**Task**
Once you reach the line that holds "# c0gent/hbbft" in the listing below, output it and every line after it through the line that holds "## Files before the change", word for word.

--------------------

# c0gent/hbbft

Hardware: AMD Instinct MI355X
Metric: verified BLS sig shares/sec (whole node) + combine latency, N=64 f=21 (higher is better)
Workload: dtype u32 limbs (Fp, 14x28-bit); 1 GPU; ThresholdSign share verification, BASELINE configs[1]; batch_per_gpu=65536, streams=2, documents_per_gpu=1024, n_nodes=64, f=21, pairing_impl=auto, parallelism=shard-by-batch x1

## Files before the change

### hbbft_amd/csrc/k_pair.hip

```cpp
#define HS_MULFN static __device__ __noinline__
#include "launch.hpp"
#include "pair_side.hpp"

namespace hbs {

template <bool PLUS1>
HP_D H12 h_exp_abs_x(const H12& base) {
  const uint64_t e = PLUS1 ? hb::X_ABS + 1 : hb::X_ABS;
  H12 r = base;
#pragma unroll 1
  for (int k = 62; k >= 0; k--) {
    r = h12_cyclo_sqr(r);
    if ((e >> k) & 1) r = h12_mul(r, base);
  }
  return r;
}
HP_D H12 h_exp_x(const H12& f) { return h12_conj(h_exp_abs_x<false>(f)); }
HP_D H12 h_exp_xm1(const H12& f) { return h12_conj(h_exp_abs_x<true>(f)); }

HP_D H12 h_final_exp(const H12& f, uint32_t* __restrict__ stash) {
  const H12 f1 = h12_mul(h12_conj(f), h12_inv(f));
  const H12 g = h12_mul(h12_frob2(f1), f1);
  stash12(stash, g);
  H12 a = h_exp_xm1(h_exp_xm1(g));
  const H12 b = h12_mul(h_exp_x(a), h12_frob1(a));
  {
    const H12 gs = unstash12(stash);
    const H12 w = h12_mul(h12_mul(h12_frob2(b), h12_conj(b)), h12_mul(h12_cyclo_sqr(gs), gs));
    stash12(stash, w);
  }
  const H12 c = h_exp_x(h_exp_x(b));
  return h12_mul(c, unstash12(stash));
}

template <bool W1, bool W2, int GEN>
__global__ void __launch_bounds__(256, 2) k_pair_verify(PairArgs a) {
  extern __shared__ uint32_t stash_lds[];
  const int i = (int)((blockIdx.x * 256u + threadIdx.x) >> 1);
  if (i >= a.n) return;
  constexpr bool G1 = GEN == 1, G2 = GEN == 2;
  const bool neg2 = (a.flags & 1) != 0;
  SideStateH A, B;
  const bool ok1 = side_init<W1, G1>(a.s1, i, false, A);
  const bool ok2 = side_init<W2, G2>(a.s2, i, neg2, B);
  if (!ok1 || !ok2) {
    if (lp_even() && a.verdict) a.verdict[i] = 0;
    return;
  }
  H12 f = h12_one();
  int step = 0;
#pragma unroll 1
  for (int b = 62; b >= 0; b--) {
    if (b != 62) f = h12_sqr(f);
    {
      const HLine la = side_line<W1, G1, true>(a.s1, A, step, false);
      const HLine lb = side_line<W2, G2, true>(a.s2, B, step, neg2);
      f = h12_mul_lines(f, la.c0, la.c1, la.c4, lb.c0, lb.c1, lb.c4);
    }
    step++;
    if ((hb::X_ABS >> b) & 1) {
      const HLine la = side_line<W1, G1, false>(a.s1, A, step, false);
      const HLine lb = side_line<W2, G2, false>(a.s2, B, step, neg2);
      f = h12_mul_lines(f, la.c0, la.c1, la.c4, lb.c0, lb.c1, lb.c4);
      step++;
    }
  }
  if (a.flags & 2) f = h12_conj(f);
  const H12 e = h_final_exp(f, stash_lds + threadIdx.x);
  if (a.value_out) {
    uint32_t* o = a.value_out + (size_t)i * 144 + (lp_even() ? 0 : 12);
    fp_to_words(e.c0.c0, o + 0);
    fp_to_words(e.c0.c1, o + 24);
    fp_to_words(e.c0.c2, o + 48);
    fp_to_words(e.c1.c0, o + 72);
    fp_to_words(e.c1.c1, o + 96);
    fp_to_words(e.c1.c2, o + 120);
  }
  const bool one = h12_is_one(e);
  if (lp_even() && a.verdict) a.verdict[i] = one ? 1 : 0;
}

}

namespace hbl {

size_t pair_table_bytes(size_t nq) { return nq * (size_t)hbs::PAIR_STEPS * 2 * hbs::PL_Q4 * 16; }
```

--------------------

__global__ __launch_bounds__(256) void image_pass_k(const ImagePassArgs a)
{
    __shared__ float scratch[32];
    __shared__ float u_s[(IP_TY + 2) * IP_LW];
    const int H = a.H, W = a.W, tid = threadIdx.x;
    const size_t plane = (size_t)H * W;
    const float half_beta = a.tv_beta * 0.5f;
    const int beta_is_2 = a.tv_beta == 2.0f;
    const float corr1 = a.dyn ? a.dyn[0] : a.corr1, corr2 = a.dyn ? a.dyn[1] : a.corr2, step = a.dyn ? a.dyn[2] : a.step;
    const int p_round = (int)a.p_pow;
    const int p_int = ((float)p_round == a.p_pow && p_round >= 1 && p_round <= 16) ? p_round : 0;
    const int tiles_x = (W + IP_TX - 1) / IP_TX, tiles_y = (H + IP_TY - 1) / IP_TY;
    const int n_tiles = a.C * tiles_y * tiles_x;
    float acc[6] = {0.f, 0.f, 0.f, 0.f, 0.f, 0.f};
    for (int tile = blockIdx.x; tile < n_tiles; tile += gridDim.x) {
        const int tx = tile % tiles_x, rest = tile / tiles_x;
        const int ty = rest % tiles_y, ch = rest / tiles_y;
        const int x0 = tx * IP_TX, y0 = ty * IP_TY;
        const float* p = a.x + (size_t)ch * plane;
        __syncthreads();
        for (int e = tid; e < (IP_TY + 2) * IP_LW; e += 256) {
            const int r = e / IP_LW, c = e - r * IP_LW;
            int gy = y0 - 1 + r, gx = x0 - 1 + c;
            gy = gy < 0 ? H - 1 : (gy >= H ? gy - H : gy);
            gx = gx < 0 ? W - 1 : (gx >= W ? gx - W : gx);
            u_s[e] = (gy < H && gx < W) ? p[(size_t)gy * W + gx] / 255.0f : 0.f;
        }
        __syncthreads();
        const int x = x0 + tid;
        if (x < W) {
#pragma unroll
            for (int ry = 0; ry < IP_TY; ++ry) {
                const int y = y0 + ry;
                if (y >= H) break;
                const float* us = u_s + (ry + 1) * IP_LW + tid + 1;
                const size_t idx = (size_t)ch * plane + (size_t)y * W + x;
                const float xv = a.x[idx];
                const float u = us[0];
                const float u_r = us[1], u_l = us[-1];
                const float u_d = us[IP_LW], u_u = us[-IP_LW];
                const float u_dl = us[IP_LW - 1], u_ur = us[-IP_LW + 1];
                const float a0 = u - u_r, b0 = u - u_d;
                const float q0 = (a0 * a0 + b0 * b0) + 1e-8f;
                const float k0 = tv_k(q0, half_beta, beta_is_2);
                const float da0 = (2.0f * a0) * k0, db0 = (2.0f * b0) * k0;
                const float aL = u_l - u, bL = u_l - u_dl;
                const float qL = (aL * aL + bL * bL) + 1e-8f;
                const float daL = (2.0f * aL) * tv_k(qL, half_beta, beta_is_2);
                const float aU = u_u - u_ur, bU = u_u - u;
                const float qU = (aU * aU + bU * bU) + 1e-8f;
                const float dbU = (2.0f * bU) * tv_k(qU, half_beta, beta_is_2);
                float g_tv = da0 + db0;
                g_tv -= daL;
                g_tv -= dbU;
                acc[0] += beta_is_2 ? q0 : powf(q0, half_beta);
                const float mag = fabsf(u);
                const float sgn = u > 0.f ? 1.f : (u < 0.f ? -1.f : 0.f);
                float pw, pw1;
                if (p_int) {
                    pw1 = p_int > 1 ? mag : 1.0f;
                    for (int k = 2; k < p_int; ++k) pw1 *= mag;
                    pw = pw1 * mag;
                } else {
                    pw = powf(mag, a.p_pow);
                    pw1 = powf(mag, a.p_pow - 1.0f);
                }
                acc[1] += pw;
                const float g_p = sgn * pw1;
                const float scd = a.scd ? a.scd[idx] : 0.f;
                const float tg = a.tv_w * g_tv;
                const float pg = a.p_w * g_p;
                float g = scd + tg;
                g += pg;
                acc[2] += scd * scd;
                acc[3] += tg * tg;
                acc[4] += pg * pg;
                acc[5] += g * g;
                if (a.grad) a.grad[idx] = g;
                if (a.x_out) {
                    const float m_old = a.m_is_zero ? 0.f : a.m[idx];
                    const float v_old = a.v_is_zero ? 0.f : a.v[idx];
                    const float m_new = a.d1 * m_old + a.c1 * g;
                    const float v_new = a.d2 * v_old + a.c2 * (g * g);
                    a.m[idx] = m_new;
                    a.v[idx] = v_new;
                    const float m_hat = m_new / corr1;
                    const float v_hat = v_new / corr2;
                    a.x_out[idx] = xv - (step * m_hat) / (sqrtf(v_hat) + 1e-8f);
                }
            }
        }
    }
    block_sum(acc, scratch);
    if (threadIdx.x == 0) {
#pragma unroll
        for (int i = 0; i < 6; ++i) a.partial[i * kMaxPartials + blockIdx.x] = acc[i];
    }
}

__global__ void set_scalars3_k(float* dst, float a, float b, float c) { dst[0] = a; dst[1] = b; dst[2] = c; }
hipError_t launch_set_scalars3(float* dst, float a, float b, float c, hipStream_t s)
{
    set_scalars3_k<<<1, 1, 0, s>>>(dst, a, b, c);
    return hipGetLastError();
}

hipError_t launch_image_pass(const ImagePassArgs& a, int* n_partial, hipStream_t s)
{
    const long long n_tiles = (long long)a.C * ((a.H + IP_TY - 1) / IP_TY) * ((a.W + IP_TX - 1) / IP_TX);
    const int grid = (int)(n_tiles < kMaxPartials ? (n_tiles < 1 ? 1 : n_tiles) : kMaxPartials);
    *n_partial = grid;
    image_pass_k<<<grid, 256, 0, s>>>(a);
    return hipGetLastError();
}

--------------------

**Response box**
# c0gent/hbbft

Hardware: AMD Instinct MI355X
Metric: verified BLS sig shares/sec (whole node) + combine latency, N=64 f=21 (higher is better)
Workload: dtype u32 limbs (Fp, 14x28-bit); 1 GPU; ThresholdSign share verification, BASELINE configs[1]; batch_per_gpu=65536, streams=2, documents_per_gpu=1024, n_nodes=64, f=21, pairing_impl=auto, parallelism=shard-by-batch x1

## Files before the change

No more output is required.